Source material:
# abiswas-odu/Disco

Hardware: AMD Instinct MI355X
Metric: overlaps/sec (BuildGraph stage), 150 bp reads (higher is better)
Workload: dtype u64; 1 GPU; 50000000 x 150 bp synthetic reads, 30x of 50 x 5000000 bp uniform-random contigs, both strands, error-free, min-overlap 40 (k=39), transitive reduction on, seed 42; reads=50000000, read_len=150, min_overlap=40, parallelism=1 GPU, e_pre=903537181, e_out=45314794, n_contained=4685156, cap_bind_sites=0, asymmetric_pairs=0, probes=5550000000, kmer_hits=2220071992

## Files before the change

### disco_amd/csrc/disco_hip.hip

```cpp
#include <hip/hip_runtime.h>
#include <rocprofiler-sdk-roctx/roctx.h>

#include <algorithm>
#include <atomic>
#include <chrono>
#include <cstdarg>
#include <cstdio>
#include <cstdlib>
#include <cstring>
#include <functional>
#include <fcntl.h>
#include <sys/mman.h>
#include <sys/stat.h>
#include <unistd.h>
#include <string>
#include <memory>
#include <thread>
#include <map>
#include <mutex>
#include <queue>
#include <vector>

#include "../../include/disco_hip.h"
#include "../../include/disco_hip_test.h"
// ... 412 lines not shown
            return DISCO_OK;
        }
    }
    tl_pass.dev_allocs++;
    HIPCHK(c, hipMalloc((void **)p, bytes));
    c->hbm_bytes += bytes;
    c->hbm_peak = std::max(c->hbm_peak, c->hbm_bytes);
    return DISCO_OK;
}

template <typename T>
static void dev_free(disco_ctx *c, T **p, size_t count)
{
    if (*p) {
        if (c->arena.owns(*p)) c->arena.release(*p);
        else {
            tl_pass.dev_frees++;
            (void)hipFree(*p);
        }
        c->hbm_bytes -= std::max<size_t>(count, 1) * sizeof(T);
        *p = nullptr;
    }
}

template <typename T>
static void release(disco_ctx *c, DevBuf<T> &b)
{
    dev_free(c, &b.p, b.cap);
    b.cap = 0;
}

template <typename T>
static int ensure(disco_ctx *c, DevBuf<T> &b, u64 need)
{
    if (b.p && need <= b.cap) return DISCO_OK;
    release(c, b);
    CHK(dev_alloc(c, &b.p, need));
    b.cap = std::max<u64>(need, 1);
    return DISCO_OK;
}

template <typename... T>
static int ensure_group(disco_ctx *c, u64 need, u64 size, DevBuf<T> &...b)
{
    if (((need <= b.cap) && ...)) return DISCO_OK;
    (release(c, b), ...);
    int rc = DISCO_OK;
    ((rc = rc == DISCO_OK ? ensure(c, b, size) : rc), ...);
    if (rc != DISCO_OK) (release(c, b), ...);
    return rc;
}

template <typename T>
static int move_keep(disco_ctx *c, DevBuf<T> &b, u64 ncap, u64 used)
{
    DevBuf<T> q;
    CHK(ensure(c, q, ncap));
    if (b.p && used) HIPCHK(c, hipMemcpyAsync(q.p, b.p, used * sizeof(T), hipMemcpyDeviceToDevice, c->stream));
    HIPCHK(c, hipStreamSynchronize(c->stream));
    release(c, b);
    b = q;
    return DISCO_OK;
}

template <typename T>
static int ensure_keep(disco_ctx *c, DevBuf<T> &b, u64 need, u64 used)
{
    if (b.p && need <= b.cap) return DISCO_OK;
    return move_keep(c, b, need + need / 8, used);
}

template <typename T>
static void adopt(disco_ctx *c, DevBuf<T> &b, DevBuf<T> from)
{
    b = from;
    c->hbm_bytes += b.cap * sizeof(T);
}

template <typename T>
static T *disown(disco_ctx *c, DevBuf<T> &b)
{
    T *p = b.p;
    c->hbm_bytes -= b.cap * sizeof(T);
    b = DevBuf<T>();
    return p;
}

static DiscoView view(const disco_ctx *c)
{
    DiscoView v;
    v.reads = c->d_reads;
    v.len = c->d_len;
    v.n = c->n;
    v.S = c->S;
    v.k = c->k;
    v.ks = c->ks;
    v.m = disco_minimizer_len(c->ks);
    if (const char *e = getenv("DISCO_MINIMIZER_LEN")) {
        const int m = atoi(e);
        if (m >= 1 && (m & 1) && m <= v.m && c->ks - m <= 63) v.m = m;
    }
    v.bkt = c->d_bkt;
    v.ent = c->d_ent;
    v.bshift = c->bshift;
    v.q_lo = c->q_lo;
    v.q_hi = c->q_hi;
    v.ctr = c->d_ctr;
    v.wq = c->d_wq;
    v.full = c->two_class ? c->d_full : nullptr;
    v.ovf = c->two_class ? c->d_ovf : nullptr;
    v.long_ids = c->two_class ? c->d_long_ids : nullptr;
    v.n_long = c->two_class ? (u32)c->n_long : 0u;
    v.SL = c->two_class ? c->S_ext : 0;
    v.tailb = c->two_class ? c->tailb : 0;
    return v;
}

static OwnSet own_set(const disco_ctx *c)
{
    OwnSet o;
    o.otab = c->loci ? c->d_otab : nullptr;
    o.me = c->comm ? (u32)c->comm->rank : 0u;
    o.lo = c->q_lo;
    o.hi = c->q_hi;
    o.list = c->loci ? c->d_order_own : nullptr;
    o.n_own = c->loci ? c->n_own : 0;
    o.ids = c->loci ? c->d_own_ids : nullptr;
    return o;
}

static int settle_keys(disco_ctx *c)
{
    if (c->keys_pending) {
        c->keys_pending = false;
        HIPCHK(c, hipStreamWaitEvent(c->stream, c->ev_keys, 0));
    }
    return DISCO_OK;
}

static int env_int(const char *name, int dflt)
{
    const char *e = getenv(name);
    return e ? atoi(e) : dflt;
}

static int wave_grid(const disco_ctx *c, u64 items, int per_cu = 24)
{
    u64 g = (u64)c->n_cu * per_cu;
    if (items < g) g = items;
    return (int)std::max<u64>(g, 1);
}

template <typename K>
static int wq_grid(disco_ctx *c, K kernel, u64 items, const char *env, int cap = 32)
{
    (void)hipMemsetAsync(c->d_wq, 0, sizeof(u64) * WQ_WORDS, c->stream);
    int per_cu = 0;
    if (hipOccupancyMaxActiveBlocksPerMultiprocessor(&per_cu, kernel, 64, 0) != hipSuccess || per_cu <= 0) per_cu = 16;
    if (per_cu > cap) per_cu = cap;
    per_cu = env_int(env, per_cu);
    u64 g = (u64)c->n_cu * per_cu;
    const u64 chunks = (items + WQ_CHUNK - 1) / WQ_CHUNK;
    if (chunks < g) g = chunks;
    return (int)std::max<u64>(g, 1);
}

template <typename K, typename... A>
static void wq_launch(disco_ctx *c, K kernel, u64 items, const char *env, int cap, A... args)
{
    const int g = wq_grid(c, kernel, items, env, cap);
    hipLaunchKernelGGL(kernel, dim3(g), dim3(64), 0, c->stream, args...);
}

static int flat_grid(const disco_ctx *c, u64 items, int block = 256)
{
    u64 g = (items + block - 1) / block;
    u64 cap = (u64)c->n_cu * 16;
    return (int)std::max<u64>(std::min(g, cap), 1);
}

static int read_counters(disco_ctx *c)
{
    HIPCHK(c, hipMemcpyAsync(c->h_ctr, c->d_ctr, sizeof(c->h_ctr), hipMemcpyDeviceToHost, c->stream));
    HIPCHK(c, hipStreamSynchronize(c->stream));
    return DISCO_OK;
}

static int zero_counter(disco_ctx *c, int idx)
{
    HIPCHK(c, hipMemsetAsync(c->d_ctr + idx, 0, sizeof(u64), c->stream));
    return DISCO_OK;
}

template <typename InT, typename OutT>
static int scan_exclusive_on(disco_ctx *c, hipStream_t st, DevBuf<u64> &tile, u64 *total, const InT *in, u64 n, OutT *out, bool write_total, u64 *total_host)
{
    u64 nt = (n + SCAN_TILE - 1) / SCAN_TILE;
    if (nt == 0) nt = 1;
    CHK(ensure(c, tile, nt));
    hipLaunchKernelGGL((scan_tile_sums_kernel<InT>), dim3((unsigned)nt), dim3(SCAN_BLOCK), 0, st, in, n, tile.p);
    hipLaunchKernelGGL(scan_sums_kernel, dim3(1), dim3(1024), 0, st, tile.p, nt, total);
    hipLaunchKernelGGL((scan_apply_kernel<InT, OutT>), dim3((unsigned)nt), dim3(SCAN_BLOCK), 0, st, in, n, tile.p, out);
    if (write_total) hipLaunchKernelGGL((scan_write_total_kernel<OutT>), dim3(1), dim3(1), 0, st, total, out + n);
    HIPCHK(c, hipGetLastError());
    if (total_host) {
        HIPCHK(c, hipMemcpyAsync(total_host, total, sizeof(u64), hipMemcpyDeviceToHost, st));
        HIPCHK(c, hipStreamSynchronize(st));
    }
    return DISCO_OK;
}

template <typename InT, typename OutT>
static int scan_exclusive(disco_ctx *c, const InT *in, u64 n, OutT *out, bool write_total, u64 *total_host)
{
    return scan_exclusive_on<InT, OutT>(c, c->stream, c->d_tile, c->d_total, in, n, out, write_total, total_host);
}

static void drop_edge_records(disco_ctx *c)
{
    c->rec_e_ready = false;
    release(c, c->d_rec_efile);
    release(c, c->d_rec_subs);
    release(c, c->d_rec_efindex);
}
static void drop_contained_records(disco_ctx *c)
{
    c->rec_c_ready = false;
    c->rec_c_n = 0;
    release(c, c->d_rec_cword);
    release(c, c->d_rec_csup);
    release(c, c->d_rec_cfindex);
}

static void free_graph_state(disco_ctx *c)
{
    drop_edge_records(c);
    drop_contained_records(c);
    release(c, c->d_rec_piece[0]);
    release(c, c->d_rec_piece[1]);
    if (c->keys_pending) {
        c->keys_pending = false;
        if (c->ev_keys) (void)hipEventSynchronize(c->ev_keys);
    }
    release(c, c->d_bkt);
    release(c, c->d_ent);
    release(c, c->d_rec);
    release(c, c->d_rec2);
    release(c, c->d_binx);
    release(c, c->d_best);
    release(c, c->d_hits);
    release(c, c->d_row_start);
    release(c, c->d_row_cnt);
    release(c, c->d_big_list);
    release(c, c->d_big_cnt);
    release(c, c->d_slow_list);
    release(c, c->d_runs);
    c->runs_n = 0;
    c->runs_lpr = 0;
    release(c, c->d_contained);
    release(c, c->d_cbits);
    release(c, c->d_dropbits);
    release(c, c->d_drop_node);
    release(c, c->d_drop_key);
    release(c, c->d_adj_ref);
    release(c, c->d_adj_own);
    release(c, c->d_adj_spare);
    release(c, c->d_start_tmp);
    release(c, c->d_ocnt);
    release(c, c->d_okey);
    release(c, c->d_meta_ord);
    release(c, c->d_asked);
    release(c, c->d_oslot);
    release(c, c->d_order_own);
    c->d_order_used = nullptr;
    c->d_adj = nullptr;
    release(c, c->d_extra_cnt);
    release(c, c->d_extra_node);
    release(c, c->d_extra_key);
    release(c, c->d_half);
    release(c, c->d_hcnt);
    release(c, c->d_wide);
    release(c, c->d_n_wide);
    c->adj_total = 0;
    release(c, c->d_out_valid);
    release(c, c->d_ch_comp);
    release(c, c->d_ch_links);
    release(c, c->d_ch_dead);
    release(c, c->d_ch_first);
    release(c, c->d_ch_res_pos);
    release(c, c->d_ch_res_slot);
    c->ch_res_n = 0;
    release(c, c->d_ptext);
    c->ptext_bytes = 0;
    c->ptext_off.clear();
    release(c, c->d_text);
    c->text_bytes = 0;
    release(c, c->d_ctext);
    c->ctext_bytes = 0;
    c->ctext_off.clear();
    c->ch_ready = false;
    release(c, c->d_out_pos);
    release(c, c->d_out_src);
    release(c, c->d_out_ent);
    c->n_out = c->out_used = 0;
    c->flags_pending = false;
    c->adj_imported = false;
    c->T = 0;
    release(c, c->d_x16a);
    release(c, c->d_x16b);
    release(c, c->d_req_flat);
    release(c, c->d_req_s);
    release(c, c->d_req_r);
    release(c, c->d_rdeg_s);
    release(c, c->d_rdeg_r);
    release(c, c->d_rdata_s);
// ... 2527 lines not shown
    if (!c) return DISCO_E_ARG;
    if (c->phase < 5) return fail(c, DISCO_E_STATE, "disco_symmetrize: select edges first");
    HIPCHK(c, hipSetDevice(c->device));
    CHK(twin_check(c, full ? 0 : c->q_lo, full ? c->n : c->q_hi));
    if (n_asym) *n_asym = c->asym_local;
    c->phase = 6;
    return DISCO_OK;
}

int disco_merge_extras(disco_ctx *c)
{
    if (!c) return DISCO_E_ARG;
    if (c->phase < 6) return fail(c, DISCO_E_STATE, "disco_merge_extras: symmetrize first");
    HIPCHK(c, hipSetDevice(c->device));
    return merge_extras(c);
}

int disco_build_edges(disco_ctx *c, uint64_t *n_pre)
{
    if (!c) return DISCO_E_ARG;
    CHK(disco_select_edges(c));
    CHK(disco_symmetrize(c, 1, nullptr));
    CHK(merge_extras(c));
    if (n_pre) *n_pre = c->adj_total / 2;
    return DISCO_OK;
}

int disco_adjacency_size(disco_ctx *c, uint64_t *n_entries)
{
    if (!c || !n_entries) return DISCO_E_ARG;
    if (c->phase < 5) return fail(c, DISCO_E_STATE, "disco_adjacency_size: select edges first");
    *n_entries = c->adj_total;
    return DISCO_OK;
}
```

Task item: Your answer should be exactly the lines of the data above, from the first through the line containing "Metric: overlaps/sec (BuildGraph".

Result:
# abiswas-odu/Disco

Hardware: AMD Instinct MI355X
Metric: overlaps/sec (BuildGraph stage), 150 bp reads (higher is better)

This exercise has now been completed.